Exercise details:
A line below contains "const float4 ts", and a later one contains "float4 hi = *reinterpret_cast<const". Repeat both, with every line between them, exactly.

*** Opening of The data ***

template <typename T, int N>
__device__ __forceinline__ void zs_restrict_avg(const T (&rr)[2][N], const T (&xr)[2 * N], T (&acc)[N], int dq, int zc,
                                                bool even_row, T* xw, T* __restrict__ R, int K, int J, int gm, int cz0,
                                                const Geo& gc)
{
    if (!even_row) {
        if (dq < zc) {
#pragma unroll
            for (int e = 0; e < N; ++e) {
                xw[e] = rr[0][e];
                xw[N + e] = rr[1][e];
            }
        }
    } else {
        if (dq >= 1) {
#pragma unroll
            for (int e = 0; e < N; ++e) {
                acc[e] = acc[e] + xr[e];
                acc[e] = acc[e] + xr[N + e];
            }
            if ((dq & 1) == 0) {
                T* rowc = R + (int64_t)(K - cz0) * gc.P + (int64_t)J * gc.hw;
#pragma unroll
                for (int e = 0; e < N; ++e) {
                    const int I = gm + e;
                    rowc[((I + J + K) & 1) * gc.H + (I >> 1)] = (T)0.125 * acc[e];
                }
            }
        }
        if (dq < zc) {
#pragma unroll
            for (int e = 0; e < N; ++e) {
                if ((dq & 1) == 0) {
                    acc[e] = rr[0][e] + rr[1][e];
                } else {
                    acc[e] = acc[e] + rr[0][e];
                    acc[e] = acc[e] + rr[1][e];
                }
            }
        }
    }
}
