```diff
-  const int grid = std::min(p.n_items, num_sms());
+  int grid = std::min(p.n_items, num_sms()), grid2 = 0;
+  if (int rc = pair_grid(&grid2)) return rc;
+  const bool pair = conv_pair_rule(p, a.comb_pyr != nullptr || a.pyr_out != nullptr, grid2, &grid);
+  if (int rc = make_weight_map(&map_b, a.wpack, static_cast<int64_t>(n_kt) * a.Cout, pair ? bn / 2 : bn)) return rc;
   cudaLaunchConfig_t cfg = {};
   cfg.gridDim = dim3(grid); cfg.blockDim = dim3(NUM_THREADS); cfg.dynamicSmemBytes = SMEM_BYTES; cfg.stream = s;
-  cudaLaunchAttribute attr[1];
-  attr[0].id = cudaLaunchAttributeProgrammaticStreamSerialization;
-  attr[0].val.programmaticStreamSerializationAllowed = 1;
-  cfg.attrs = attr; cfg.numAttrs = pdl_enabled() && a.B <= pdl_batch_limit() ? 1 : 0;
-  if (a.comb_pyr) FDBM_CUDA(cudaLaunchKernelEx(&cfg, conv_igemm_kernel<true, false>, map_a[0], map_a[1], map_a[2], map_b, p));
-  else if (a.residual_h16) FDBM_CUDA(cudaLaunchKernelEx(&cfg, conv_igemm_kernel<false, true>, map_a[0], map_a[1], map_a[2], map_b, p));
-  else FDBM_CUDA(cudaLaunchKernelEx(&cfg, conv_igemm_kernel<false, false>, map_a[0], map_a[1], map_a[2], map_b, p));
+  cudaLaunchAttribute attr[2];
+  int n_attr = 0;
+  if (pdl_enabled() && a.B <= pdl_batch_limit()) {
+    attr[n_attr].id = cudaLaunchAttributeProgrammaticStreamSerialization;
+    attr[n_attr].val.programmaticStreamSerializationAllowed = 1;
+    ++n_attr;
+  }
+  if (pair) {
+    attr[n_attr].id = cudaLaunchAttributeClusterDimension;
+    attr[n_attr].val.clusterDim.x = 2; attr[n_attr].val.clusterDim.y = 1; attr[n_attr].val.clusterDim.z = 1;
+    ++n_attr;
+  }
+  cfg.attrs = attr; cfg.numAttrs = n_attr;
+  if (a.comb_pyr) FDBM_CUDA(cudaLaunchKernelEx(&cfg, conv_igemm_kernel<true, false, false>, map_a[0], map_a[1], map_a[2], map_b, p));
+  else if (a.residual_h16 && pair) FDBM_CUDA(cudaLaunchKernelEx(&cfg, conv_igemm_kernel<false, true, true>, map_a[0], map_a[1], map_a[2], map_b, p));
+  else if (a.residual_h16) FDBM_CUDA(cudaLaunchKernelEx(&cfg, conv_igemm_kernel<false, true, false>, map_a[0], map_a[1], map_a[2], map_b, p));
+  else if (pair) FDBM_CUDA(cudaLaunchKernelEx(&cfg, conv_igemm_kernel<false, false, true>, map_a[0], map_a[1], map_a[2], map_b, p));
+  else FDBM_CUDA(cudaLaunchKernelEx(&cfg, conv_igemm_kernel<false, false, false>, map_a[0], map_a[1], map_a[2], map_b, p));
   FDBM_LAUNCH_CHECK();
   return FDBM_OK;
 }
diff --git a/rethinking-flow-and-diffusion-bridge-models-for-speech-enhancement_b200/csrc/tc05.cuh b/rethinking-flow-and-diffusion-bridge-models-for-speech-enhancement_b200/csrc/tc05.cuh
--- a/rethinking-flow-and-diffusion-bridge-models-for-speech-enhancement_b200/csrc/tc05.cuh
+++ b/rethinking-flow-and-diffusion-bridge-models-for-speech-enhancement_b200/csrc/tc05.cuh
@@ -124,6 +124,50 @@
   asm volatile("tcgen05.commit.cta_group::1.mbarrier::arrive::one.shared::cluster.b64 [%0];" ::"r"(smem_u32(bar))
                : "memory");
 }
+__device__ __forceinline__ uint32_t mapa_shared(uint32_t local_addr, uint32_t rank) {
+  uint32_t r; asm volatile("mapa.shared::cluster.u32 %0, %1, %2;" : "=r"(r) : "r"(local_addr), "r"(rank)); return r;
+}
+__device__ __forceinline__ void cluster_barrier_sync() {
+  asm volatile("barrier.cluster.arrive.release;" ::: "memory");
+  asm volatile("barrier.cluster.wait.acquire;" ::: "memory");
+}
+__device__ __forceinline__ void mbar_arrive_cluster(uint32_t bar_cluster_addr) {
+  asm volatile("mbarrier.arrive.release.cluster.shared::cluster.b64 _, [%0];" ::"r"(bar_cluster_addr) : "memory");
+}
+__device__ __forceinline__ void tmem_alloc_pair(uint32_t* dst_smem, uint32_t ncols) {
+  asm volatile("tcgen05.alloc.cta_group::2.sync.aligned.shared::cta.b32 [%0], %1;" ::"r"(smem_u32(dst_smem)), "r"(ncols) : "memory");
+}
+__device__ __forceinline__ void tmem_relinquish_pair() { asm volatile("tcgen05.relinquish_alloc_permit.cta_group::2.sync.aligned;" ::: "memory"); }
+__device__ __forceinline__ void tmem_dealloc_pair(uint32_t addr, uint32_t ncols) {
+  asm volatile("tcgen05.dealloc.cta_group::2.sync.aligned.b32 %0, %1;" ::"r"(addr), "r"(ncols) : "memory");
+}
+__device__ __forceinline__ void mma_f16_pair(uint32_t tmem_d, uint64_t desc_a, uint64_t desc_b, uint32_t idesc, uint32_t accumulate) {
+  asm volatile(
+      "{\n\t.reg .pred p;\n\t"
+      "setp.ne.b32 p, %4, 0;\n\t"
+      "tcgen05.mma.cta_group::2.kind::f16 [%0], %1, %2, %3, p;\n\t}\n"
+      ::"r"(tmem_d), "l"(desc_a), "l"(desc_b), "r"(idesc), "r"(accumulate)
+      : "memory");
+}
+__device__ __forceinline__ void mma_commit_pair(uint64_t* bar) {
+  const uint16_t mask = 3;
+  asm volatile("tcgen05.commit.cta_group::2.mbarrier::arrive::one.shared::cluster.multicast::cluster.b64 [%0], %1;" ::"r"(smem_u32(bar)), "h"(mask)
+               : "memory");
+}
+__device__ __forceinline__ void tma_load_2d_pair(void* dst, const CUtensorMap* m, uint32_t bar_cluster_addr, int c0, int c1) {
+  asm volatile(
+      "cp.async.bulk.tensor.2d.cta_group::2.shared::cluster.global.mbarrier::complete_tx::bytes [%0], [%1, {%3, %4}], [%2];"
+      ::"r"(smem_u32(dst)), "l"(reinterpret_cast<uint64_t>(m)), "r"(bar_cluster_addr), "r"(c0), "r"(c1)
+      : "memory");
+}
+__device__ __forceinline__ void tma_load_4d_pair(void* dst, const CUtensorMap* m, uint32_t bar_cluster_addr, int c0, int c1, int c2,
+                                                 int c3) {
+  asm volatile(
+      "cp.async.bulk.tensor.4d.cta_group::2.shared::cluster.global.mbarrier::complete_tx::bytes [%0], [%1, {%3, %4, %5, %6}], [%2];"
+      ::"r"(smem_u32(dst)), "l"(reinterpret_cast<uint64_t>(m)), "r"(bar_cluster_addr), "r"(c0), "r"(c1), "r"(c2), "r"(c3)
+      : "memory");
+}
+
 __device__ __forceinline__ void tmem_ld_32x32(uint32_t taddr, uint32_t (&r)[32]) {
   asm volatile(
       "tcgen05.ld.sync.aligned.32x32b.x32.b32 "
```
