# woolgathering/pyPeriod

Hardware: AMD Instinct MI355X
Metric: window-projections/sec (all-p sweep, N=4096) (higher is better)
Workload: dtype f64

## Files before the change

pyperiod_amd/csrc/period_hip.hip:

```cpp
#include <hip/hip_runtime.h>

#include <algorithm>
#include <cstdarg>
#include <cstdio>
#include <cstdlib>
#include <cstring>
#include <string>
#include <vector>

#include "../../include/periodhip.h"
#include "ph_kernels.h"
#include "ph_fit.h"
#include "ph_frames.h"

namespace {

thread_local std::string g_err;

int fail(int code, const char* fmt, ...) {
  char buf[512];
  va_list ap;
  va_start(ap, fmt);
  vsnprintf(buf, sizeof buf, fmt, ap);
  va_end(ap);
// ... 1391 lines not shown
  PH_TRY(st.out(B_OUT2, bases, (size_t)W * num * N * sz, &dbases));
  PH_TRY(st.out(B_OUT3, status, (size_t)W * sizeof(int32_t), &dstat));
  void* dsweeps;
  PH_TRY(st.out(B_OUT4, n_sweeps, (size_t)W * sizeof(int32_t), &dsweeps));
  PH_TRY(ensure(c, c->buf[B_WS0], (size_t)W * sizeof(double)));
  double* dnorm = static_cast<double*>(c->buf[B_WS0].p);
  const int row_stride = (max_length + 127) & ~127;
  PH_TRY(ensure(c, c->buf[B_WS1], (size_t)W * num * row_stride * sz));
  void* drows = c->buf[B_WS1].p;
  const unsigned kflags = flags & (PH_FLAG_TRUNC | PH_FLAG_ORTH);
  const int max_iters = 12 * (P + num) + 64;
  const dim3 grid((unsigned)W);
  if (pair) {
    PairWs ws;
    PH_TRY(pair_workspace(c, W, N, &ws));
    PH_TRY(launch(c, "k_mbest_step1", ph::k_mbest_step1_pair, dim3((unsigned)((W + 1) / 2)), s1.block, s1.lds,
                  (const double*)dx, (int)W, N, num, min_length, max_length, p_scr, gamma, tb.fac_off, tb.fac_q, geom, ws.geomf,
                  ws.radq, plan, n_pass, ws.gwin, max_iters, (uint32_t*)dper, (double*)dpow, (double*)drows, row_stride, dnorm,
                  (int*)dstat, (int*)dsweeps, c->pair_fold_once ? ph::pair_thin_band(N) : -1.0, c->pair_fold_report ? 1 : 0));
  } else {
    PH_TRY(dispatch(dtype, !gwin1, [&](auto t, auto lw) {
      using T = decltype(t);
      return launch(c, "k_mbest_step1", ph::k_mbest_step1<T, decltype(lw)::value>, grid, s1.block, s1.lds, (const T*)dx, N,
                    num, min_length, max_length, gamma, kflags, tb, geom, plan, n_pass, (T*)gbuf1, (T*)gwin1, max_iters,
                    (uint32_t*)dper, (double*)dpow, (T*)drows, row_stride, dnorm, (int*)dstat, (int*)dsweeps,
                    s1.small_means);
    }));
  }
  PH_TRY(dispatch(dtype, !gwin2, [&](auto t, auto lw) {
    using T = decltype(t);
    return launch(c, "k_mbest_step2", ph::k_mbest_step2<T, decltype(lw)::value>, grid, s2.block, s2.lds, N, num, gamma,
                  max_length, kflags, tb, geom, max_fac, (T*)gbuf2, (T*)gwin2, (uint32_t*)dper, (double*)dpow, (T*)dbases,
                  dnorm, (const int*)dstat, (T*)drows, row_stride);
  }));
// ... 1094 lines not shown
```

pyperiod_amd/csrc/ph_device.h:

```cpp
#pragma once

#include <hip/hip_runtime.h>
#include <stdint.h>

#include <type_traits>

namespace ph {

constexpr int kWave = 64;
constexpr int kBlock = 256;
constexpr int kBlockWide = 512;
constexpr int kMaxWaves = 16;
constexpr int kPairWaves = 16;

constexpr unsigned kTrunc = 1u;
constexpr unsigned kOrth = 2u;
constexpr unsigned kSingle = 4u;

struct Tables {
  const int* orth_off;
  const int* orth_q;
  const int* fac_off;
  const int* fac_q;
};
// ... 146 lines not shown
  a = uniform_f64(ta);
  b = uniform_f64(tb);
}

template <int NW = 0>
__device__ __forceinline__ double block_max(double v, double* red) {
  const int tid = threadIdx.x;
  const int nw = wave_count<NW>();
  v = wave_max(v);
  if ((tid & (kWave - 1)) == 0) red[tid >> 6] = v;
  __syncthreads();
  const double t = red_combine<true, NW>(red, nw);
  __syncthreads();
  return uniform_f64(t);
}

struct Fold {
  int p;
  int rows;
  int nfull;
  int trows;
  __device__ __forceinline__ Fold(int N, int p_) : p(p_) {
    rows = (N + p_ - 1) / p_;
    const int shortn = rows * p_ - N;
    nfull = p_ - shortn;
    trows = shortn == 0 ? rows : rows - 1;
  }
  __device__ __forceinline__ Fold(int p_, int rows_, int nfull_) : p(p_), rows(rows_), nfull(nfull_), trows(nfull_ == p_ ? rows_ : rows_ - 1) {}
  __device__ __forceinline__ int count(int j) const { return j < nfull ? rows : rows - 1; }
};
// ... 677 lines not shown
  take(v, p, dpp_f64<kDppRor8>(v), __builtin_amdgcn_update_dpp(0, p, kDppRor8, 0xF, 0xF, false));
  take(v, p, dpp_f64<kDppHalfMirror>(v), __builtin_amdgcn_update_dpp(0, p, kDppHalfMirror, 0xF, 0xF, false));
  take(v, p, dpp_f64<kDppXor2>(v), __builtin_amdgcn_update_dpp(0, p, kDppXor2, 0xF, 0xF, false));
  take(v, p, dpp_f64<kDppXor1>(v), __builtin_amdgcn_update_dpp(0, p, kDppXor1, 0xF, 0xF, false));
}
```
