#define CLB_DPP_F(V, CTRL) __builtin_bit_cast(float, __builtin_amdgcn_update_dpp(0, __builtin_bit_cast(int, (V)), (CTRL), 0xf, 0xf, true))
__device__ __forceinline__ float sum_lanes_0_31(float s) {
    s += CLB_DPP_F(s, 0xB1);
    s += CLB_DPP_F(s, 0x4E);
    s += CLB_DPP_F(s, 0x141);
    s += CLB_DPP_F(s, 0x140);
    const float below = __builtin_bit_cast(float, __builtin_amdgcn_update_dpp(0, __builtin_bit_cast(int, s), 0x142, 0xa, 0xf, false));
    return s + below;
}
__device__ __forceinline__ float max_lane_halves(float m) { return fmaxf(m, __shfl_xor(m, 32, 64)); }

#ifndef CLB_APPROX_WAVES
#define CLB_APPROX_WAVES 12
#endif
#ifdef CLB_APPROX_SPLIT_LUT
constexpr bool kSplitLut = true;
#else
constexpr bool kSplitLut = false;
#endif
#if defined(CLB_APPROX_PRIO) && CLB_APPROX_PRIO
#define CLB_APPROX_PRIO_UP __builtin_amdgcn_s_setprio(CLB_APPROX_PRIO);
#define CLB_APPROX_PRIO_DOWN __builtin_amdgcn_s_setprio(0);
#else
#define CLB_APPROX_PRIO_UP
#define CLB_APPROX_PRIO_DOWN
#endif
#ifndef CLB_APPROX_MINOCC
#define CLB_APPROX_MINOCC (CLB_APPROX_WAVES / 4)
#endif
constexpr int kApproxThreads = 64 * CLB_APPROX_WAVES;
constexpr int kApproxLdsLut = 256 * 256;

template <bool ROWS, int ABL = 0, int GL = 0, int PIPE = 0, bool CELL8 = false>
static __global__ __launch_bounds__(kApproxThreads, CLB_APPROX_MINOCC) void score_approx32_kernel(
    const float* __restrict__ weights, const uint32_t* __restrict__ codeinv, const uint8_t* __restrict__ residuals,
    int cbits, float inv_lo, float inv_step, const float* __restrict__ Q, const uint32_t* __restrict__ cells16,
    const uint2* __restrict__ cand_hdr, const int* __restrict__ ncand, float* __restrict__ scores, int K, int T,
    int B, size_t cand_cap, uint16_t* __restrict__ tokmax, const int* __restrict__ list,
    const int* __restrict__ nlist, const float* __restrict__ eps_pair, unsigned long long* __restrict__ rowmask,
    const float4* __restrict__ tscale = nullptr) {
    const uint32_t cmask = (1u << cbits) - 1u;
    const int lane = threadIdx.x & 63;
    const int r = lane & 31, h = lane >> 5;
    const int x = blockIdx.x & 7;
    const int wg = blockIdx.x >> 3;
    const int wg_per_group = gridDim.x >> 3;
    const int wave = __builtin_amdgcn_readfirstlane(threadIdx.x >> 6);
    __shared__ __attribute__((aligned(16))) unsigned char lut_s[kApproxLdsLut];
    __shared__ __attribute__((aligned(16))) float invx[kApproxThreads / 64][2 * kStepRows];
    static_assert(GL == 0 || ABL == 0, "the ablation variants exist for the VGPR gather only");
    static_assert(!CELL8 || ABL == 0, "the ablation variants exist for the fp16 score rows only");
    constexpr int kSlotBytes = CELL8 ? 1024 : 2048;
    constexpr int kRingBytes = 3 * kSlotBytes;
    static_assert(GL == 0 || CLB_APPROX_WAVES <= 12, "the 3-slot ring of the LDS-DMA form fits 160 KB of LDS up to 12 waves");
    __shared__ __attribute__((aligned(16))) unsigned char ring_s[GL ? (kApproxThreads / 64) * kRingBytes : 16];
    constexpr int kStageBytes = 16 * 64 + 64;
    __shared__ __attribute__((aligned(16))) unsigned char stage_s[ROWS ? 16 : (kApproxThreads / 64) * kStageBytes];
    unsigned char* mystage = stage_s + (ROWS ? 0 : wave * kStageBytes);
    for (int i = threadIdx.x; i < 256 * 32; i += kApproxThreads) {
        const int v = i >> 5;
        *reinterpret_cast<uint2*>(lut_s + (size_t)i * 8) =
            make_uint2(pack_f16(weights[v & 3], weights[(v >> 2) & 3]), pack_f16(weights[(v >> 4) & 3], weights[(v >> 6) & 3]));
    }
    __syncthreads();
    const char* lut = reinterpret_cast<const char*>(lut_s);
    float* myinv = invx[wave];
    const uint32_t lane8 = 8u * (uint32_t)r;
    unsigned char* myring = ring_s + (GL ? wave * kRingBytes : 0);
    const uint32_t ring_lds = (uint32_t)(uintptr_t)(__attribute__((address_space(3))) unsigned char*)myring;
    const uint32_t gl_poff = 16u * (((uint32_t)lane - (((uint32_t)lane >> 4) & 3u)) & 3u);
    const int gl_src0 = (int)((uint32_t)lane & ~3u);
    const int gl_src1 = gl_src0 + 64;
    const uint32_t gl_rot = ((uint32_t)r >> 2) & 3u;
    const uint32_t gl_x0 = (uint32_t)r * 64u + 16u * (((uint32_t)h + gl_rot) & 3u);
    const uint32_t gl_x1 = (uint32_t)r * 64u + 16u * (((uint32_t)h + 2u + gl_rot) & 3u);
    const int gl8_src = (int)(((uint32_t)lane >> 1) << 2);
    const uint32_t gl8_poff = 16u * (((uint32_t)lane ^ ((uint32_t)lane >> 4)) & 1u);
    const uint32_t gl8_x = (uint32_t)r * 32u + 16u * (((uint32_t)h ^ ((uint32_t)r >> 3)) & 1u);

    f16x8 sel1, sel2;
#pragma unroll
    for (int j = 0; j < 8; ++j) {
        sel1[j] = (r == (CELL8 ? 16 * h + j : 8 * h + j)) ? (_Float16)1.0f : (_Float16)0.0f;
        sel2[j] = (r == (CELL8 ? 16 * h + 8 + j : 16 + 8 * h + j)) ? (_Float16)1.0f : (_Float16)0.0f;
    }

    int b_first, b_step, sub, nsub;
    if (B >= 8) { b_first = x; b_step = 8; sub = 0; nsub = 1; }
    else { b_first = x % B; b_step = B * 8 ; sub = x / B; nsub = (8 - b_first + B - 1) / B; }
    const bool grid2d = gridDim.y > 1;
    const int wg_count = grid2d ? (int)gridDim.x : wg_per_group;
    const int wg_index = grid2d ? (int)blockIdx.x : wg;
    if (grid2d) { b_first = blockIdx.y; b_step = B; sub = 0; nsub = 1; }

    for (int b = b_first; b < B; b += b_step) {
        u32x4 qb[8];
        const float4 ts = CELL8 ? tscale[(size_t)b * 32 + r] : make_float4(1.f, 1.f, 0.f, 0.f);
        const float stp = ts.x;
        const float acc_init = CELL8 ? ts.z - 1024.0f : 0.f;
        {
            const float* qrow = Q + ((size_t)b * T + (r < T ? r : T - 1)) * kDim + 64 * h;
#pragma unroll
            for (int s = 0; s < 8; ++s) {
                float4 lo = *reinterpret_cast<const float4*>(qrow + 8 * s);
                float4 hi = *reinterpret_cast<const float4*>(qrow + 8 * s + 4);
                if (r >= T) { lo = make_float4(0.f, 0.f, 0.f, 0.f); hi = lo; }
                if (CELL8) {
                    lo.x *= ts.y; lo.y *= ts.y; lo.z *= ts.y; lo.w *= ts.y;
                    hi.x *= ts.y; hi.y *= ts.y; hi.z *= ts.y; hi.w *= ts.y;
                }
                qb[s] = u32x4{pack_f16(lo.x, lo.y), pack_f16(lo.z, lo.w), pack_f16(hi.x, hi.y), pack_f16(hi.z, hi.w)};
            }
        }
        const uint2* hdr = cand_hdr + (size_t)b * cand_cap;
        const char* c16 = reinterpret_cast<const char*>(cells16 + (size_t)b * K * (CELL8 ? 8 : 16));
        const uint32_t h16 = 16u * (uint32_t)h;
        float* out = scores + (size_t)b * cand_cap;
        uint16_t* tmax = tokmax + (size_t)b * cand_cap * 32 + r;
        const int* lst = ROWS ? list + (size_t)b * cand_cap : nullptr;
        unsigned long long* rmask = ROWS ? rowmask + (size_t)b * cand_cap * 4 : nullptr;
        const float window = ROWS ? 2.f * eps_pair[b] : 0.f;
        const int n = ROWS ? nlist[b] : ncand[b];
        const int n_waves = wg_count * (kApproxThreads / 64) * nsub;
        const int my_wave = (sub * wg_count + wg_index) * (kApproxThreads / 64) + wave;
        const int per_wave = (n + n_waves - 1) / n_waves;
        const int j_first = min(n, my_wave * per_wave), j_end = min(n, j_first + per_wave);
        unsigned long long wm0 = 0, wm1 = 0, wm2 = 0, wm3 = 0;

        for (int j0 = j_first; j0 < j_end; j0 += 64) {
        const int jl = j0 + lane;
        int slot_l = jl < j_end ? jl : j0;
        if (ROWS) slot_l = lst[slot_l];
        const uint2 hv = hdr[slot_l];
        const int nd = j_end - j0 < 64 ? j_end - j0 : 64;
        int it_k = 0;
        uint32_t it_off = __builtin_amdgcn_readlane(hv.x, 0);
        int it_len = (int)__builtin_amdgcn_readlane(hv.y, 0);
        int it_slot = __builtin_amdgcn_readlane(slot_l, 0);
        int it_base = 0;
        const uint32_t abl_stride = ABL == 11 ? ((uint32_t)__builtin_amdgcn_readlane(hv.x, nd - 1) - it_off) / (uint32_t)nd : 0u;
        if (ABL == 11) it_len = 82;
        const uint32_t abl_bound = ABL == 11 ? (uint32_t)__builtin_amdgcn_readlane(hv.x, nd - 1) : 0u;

*** Close of The data ***

Your response:
        const float4 ts = CELL8 ? tscale[(size_t)b * 32 + r] : make_float4(1.f, 1.f, 0.f, 0.f);
        const float stp = ts.x;
        const float acc_init = CELL8 ? ts.z - 1024.0f : 0.f;
        {
            const float* qrow = Q + ((size_t)b * T + (r < T ? r : T - 1)) * kDim + 64 * h;
#pragma unroll
            for (int s = 0; s < 8; ++s) {
                float4 lo = *reinterpret_cast<const float4*>(qrow + 8 * s);
                float4 hi = *reinterpret_cast<const float4*>(qrow + 8 * s + 4);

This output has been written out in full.